Contrary to television crime shows, he said, the FBI rarely assists in missing adult cases.

"We cannot do for everybody that they would like us to do," he said. "We can only do what the law and our budgets allow."

The bills proposed by Campaign for the Missing touch on everything from banning cremation of unidentified remains to informing families about the clearinghouses for missing adults and children.

Each would prevent police from refusing to accept missing persons reports in most circumstances. They spell out data police must collect for a missing person, from eye color to blood type. They would also allow police to flag a missing person - such as someone with medical problems - as high risk, triggering more immediate action.

The families of missing adults also want police to enter all collected information, including DNA profiles, into applicable federal databases and provide timely case updates to family members.

They also want more publicity for missing adults.

The Amber Alert program, named for a 9-year-old girl who was kidnapped and killed, allows law enforcement and television and radio broadcasters to activate an urgent bulletin in the most serious child abduction cases.

But for adults, attention focuses largely on the bizarre or unusual, such as runaway bride Jennifer Wilbanks, who fled days before her planned 2005 wedding and made up a story about being kidnapped and sexually assaulted to cover the fact that she got cold feet and went to New Mexico.

When Drew Kesse's 24-year-old daughter, Jennifer, didn't show up for work in Orlando, Fla., on Jan. 24, 2006, a police officer suggested the attractive blonde financial analysts had gotten into a fight with her boyfriend and would return soon.

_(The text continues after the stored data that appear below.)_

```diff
@@ -67,6 +78,7 @@
     buf1[row * stride + k] = x;
   }
   __syncthreads();
+  TA_MLP_STAMP(1);
 
   double *cur = buf1, *nxt = buf0;
   for (int l = 0; l < L; ++l) {
@@ -85,11 +97,13 @@
                     dal[row * stride + col] = dh;
                   });
     __syncthreads();
+    TA_MLP_STAMP(2 + l);
     double *t = cur;
     cur = nxt;
     nxt = t;
   }
   if (tid < nrows) emit_energy(tid, cur[tid * stride]);
+  TA_MLP_STAMP(2 + L);
   __syncthreads();
 
   const int npL = mlp.layer[L - 1].np;
@@ -120,6 +134,7 @@
                     dst[row * stride + col] = z + skip;
                   });
     __syncthreads();
+    TA_MLP_STAMP(3 + L + (L - 1 - l));
     double *t = cur;
     cur = nxt;
     nxt = t;
@@ -135,6 +150,7 @@
     emit_grad(row, k, d);
   }
   __syncthreads();
+  TA_MLP_STAMP(3 + 2 * L);
 }
 
 inline int mlp_stride(const MlpDev &mlp) {
```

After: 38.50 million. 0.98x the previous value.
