## Files before the change

yunikorn-k8shim_amd/csrc/engine/engine.hip:

```cpp
#include "../../../include/ykpred.h"

#include <hip/hip_runtime.h>
#include <dlfcn.h>
#include <rccl/rccl.h>

#include <algorithm>
#include <chrono>
#include <cstdio>
#include <cstdlib>
#include <cstring>
#include <mutex>
#include <string>
#include <unordered_map>
#include <vector>

#include "kernels.hip.h"

using ykk::i64;
using ykk::u64;

namespace {

thread_local std::string g_create_error;

// ... 187 lines not shown
  int64_t spread_cells = 0;
  bool spread_dirty = true;
  int res_vectors = 0;
  std::vector<i64> h_dim_val;
  std::vector<int32_t> h_dim_of;
  std::vector<int32_t> h_stage_rows;
  DevBuf d_dim_val, d_dim_order, d_dim_chunk_dim, d_dim_chunk_begin, d_dim_chunk_len, d_res_rows;
  int dim_chunks = 0;
  int walk_rows = 256;
  int wave_combine_below = 16;
  int n_big = 0, walk_chunks = 0, index_rows = 0;
  int NCB = 0;
  DevBuf d_big_dim, d_walk_big, d_walk_begin, d_walk_len, d_sfree_c, d_pmask_c, d_sfree_r, d_pmask_r, d_rbits_c;
  std::vector<int32_t> h_res_rows;
  std::vector<int32_t> h_row_pos;
  std::vector<int32_t> h_row_big;
  std::vector<int32_t> h_sorted_off;
  DevBuf d_sorted, d_sorted_off, d_ent_c;
  int sweep_min_run = 1;
  int sweep_groups = 0;
  bool sweep_ready = false;
  std::vector<int32_t> h_class_sweep;
  int sweep_rows[ykk::kMaxIdxRows] = {0, 0}, sweep_row_off[ykk::kMaxIdxRows + 1] = {0, 0, 0}, sweep_runs = 0;
  int index_rows_needed = 0;
  DevBuf d_agree;
  DevBuf d_explain;
  DevBuf d_headroom;
  DevBuf d_bytes_gather;
  DevBuf d_topo_agree;
  u64 dict_digest = 0;
  int fuse_rows = 1;
  int fuse_wpl = 0;
  int fuse_count = 0, fuse_row_count = 0;
  bool fuse_ready = false;
  DevBuf d_fuse_rec;
  int fuse_combos = 0;
  int fuse_combine = 1;
  DevBuf d_fuse_combo_rec, d_fuse_combo;
  std::vector<uint8_t> h_class_fused;
  int run_decide = 1;
  int run_ranges = 0, n_decide_list = 0, run_decide_classes = -1;
  bool win_partial = false;
  DevBuf d_run_ranges, d_no_decide, d_glin_r;
  int class_runs = 1;
  int class_runs_min_rows = 16;
  int run_classes = 0, run_units = 0, run_rows = 0;
  DevBuf d_run_classes, d_run_units;
  DevBuf d_sweep_rows, d_sweep_runs, d_sweep_units;
  int sweep_units[ykk::kMaxIdxRows] = {0, 0}, sweep_unit_off[ykk::kMaxIdxRows + 1] = {0, 0, 0};
  DevBuf d_chunk_list_b0;
  int NCB0 = 0;
  DevBuf d_walk2_order, d_walk2_big, d_walk2_begin, d_walk2_len;
  int walk2_chunks = -1;
  DevBuf d_first_r;
  static constexpr bool decide_skip = true;
  DevBuf d_chunk_list_b;
  DevBuf d_slice_general;
  DevBuf d_slice_desc;
  DevBuf d_pfx_r;
  DevBuf d_idx_c;
  DevBuf d_win_r;
  int idx_stride = 0;
  DevBuf d_sig_tol, d_sig_tolflags, d_sig_ports, d_swanted;
  DevBuf d_sig_aff_flags, d_sig_aff_off, d_sig_aff_terms, d_sig_pre_off, d_sig_pre_terms;
  bool specs_set = false;

  int P = 0, C = 0, NC = 0;
  std::vector<int32_t> h_pod_spec, h_pod_pin;
  DevBuf d_pod_spec, d_pod_pin, d_pod_class;
  DevBuf d_class_sig, d_class_pin, d_class_first, d_class_word, d_chunk_class, d_chunk_begin, d_chunk_len, d_chunk_first, d_members;
  std::unordered_map<ClassKey, int32_t, ClassKeyHash> class_ids;
  std::vector<int32_t> h_pod_class, h_pod_slot;
  std::vector<int32_t> h_pod_row;
  int rows_total = 0, rows_a = 0, row_capacity = 0;
  DevBuf d_pod_row;
  bool bands_enabled = true;
  int band_steps = 0;
  int band_steps_now = 128;
  int round_batched = -1;
  int round_node_assume = 1;
  int round_prof = 0;
  int fail_after = 0;
  int sig_wpl = 0;
  int combine_slices = 1;
  int decide_groups_from = 16384;
  int early_counts = 1;
  int max_lds_bytes = 64 * 1024;
  int num_cus = 256;
  int n_bands = 0, n_band_steps = 0, n_classes_a = 0, n_fix_rows = 0;
  std::vector<int32_t> h_class_slot_a;
  DevBuf d_band_tab, d_class_rows_a, d_class_list_a, d_class_slot_a, d_fix_row, d_fix_slot, d_chunk_zone;
  DevBuf d_class_list_b;
  int n_classes_b = 0;
  std::vector<int32_t> h_ch_zone;
  std::vector<uint8_t> h_row_stale;
  std::vector<int32_t> h_class_sig, h_class_pin, h_class_first, h_class_live;
  std::vector<std::vector<int32_t>> h_class_chunks;
  std::vector<int32_t> h_members, h_ch_class, h_ch_begin, h_ch_len, h_ch_first;
  int patch_chunks = 0;
  bool rank_valid = false;
  uint64_t specs_version = 1, ranked_specs_version = 0, ranked_nodes_epoch = 0;
  unsigned ranked_pre = 0, ranked_filt = 0;
  bool ranked_has_first = false;
  DevBuf d_round;
  DevBuf d_fx_off, d_fx_cls, d_fx_cnt, d_fx_occ, d_sp_sig_of;
  uint64_t fx_version = 0;
  bool fx_contrib = false, fx_ports = false;
  std::vector<int32_t> h_fx_off;
  std::vector<int32_t> h_fx_cls;
  std::vector<uint8_t> h_fx_occupies;
  DevBuf d_patches, d_rows, d_row_count, d_row_best;
  unsigned last_pre = 0, last_filt = 0;
  bool last_eval_valid = false;
  DevBuf d_class_count, d_class_best;
  bool pods_set = false, classes_dirty = true;
  int chunk_members = ykk::kChunkMembers;
  bool chunk_sorted = true;
  int combine_lds_bytes = 40000;

  DevBuf d_bitmap, d_counts, d_decisions, d_keys, d_scratch;
  void* last_bitmap = nullptr;
  int64_t last_bitmap_rows = 0;
  void *last_counts = nullptr, *last_decisions = nullptr, *last_keys = nullptr;

  hipStream_t aux_stream = nullptr;
  hipEvent_t ev_fork = nullptr, ev_planes = nullptr, ev_join = nullptr, ev_counts = nullptr, ev_zero = nullptr;
  hipStream_t peek_stream = nullptr;
  hipEvent_t ev_eval_done = nullptr;
  void* peek_pinned = nullptr;
  size_t peek_pinned_bytes = 0;

  struct GraphKey {
    uint64_t version;
    unsigned pre, filt, options;
    void *bitmap, *counts, *decisions, *keys;
    bool operator==(const GraphKey& o) const {
      return version == o.version && pre == o.pre && filt == o.filt && options == o.options && bitmap == o.bitmap && counts == o.counts &&
             decisions == o.decisions && keys == o.keys;
    }
  };
  std::vector<std::pair<GraphKey, hipGraphExec_t>> graphs;
  std::vector<GraphKey> seen;
  uint64_t tables_version = 1;
  bool graph_disabled = true;

  ncclComm_t comm = nullptr;
  int comm_rank = 0, comm_world = 1, node_offset = 0;
  int64_t round_exchanges = 0;
  void* h_round_pinned = nullptr;
  size_t h_round_pinned_bytes = 0;
  int64_t rounds_batched = 0, round_batched_asks = 0, round_batches = 0, rounds_sequential = 0, round_sequential_asks = 0;
  int forced_stride = 0;
  DevBuf d_gathered, d_gathered_map, d_xkey, d_xcand;
  bool last_has_keys = false;
  DevBuf d_class_rows_all, d_gathered_classes, d_class_rows_slot, d_class_sig_ident, d_expand_count, d_layout_hash, d_gathered_pod_class, d_row_pod;
  int ident_classes = 0;
  uint64_t layout_version = 1, layout_hashed_version = 0, layout_hash_value = 0, row_pod_version = 0;
  uint64_t ask_epoch = 1, hdr_epoch = 0;
  std::vector<uint64_t> hdr_cache;
  uint64_t nodes_epoch = 1, hist_epoch = 0;
  uint64_t bitmap_epoch = 0;

  int64_t n_full_evals = 0, n_node_patches = 0, n_row_patches = 0, n_queries = 0, n_gathers = 0, n_uploads = 0;

  hipEvent_t ev[2 * YKPRED_MAX_TIMED_KERNELS + 2]{};
  bool ev_ready = false;
// ... 1059 lines not shown
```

More than a year has passed with no sign of her.

"There is absolutely no evidence. She has truly vanished," he said.
"It's heartbreaking."

To drum up attention, the families of the missing have become amateur public relations consultants, creating web sites and organizing public events.

Kesse has flown banners over football games and printed playing cards with Jennifer's picture. Well-wishers have paid for eight billboards and posters in 24 bus shelters.

Kelly Jolkowski, whose Nebraska-based Project Jason created the Campaign for the Missing , has organized charity bike rides and appearances on the Montel Williams Show to generate interest in missing people, including her 19-year-old son Jason, who vanished from the family's Omaha driveway in 2001.

"The only thing you can do is get the story out there," she said. "One of these days you're going to hit the right person."

Though Omaha police did a complete investigation of her son's disappearance, Jolkowski said that's not the norm.

"When you have somebody disappear as an adult rather than a minor, it's an entirely different situation," she said. "There's no federal law that mandates them. Unless the state has passed this legislation, they are not mandated to do anything. They don't even have to take the case, period."

Jolkowski said families have told her of local police not aware of the federal DNA database. She has learned of unidentified bodies cremated or buried in unmarked graves without any DNA samples taken.

"It was a chore to get the police to take Molly's case seriously because she was 23," said Keri Dattilo, referring to her cousin Molly Dattilo, who disappeared July 6, 2004 in Indianapolis.

Keri Dattilo said it took six weeks before an investigation began in earnest.

"They could have tracked down more people in the very beginning with a fresh memory," she said. "I think they need to start taking these cases seriously in the beginning. They need to listen to the families."

New Jersey resident Jim Viola's wife, Patricia, disappeared six years ago, the day before Valentine's Day. He has since learned by trial and error what should be done when someone disappears. He didn't know for more than three years that a DNA profile of his wife could be created with a blood sample from his mother-in-law.

By pushing Campaign for the Missing legislation in his state, he hopes to save others from some of the heartache he's suffered.

"I'm basically trying to get New Jersey residents to write to their senator, to get them to understand that this law is for them," he said.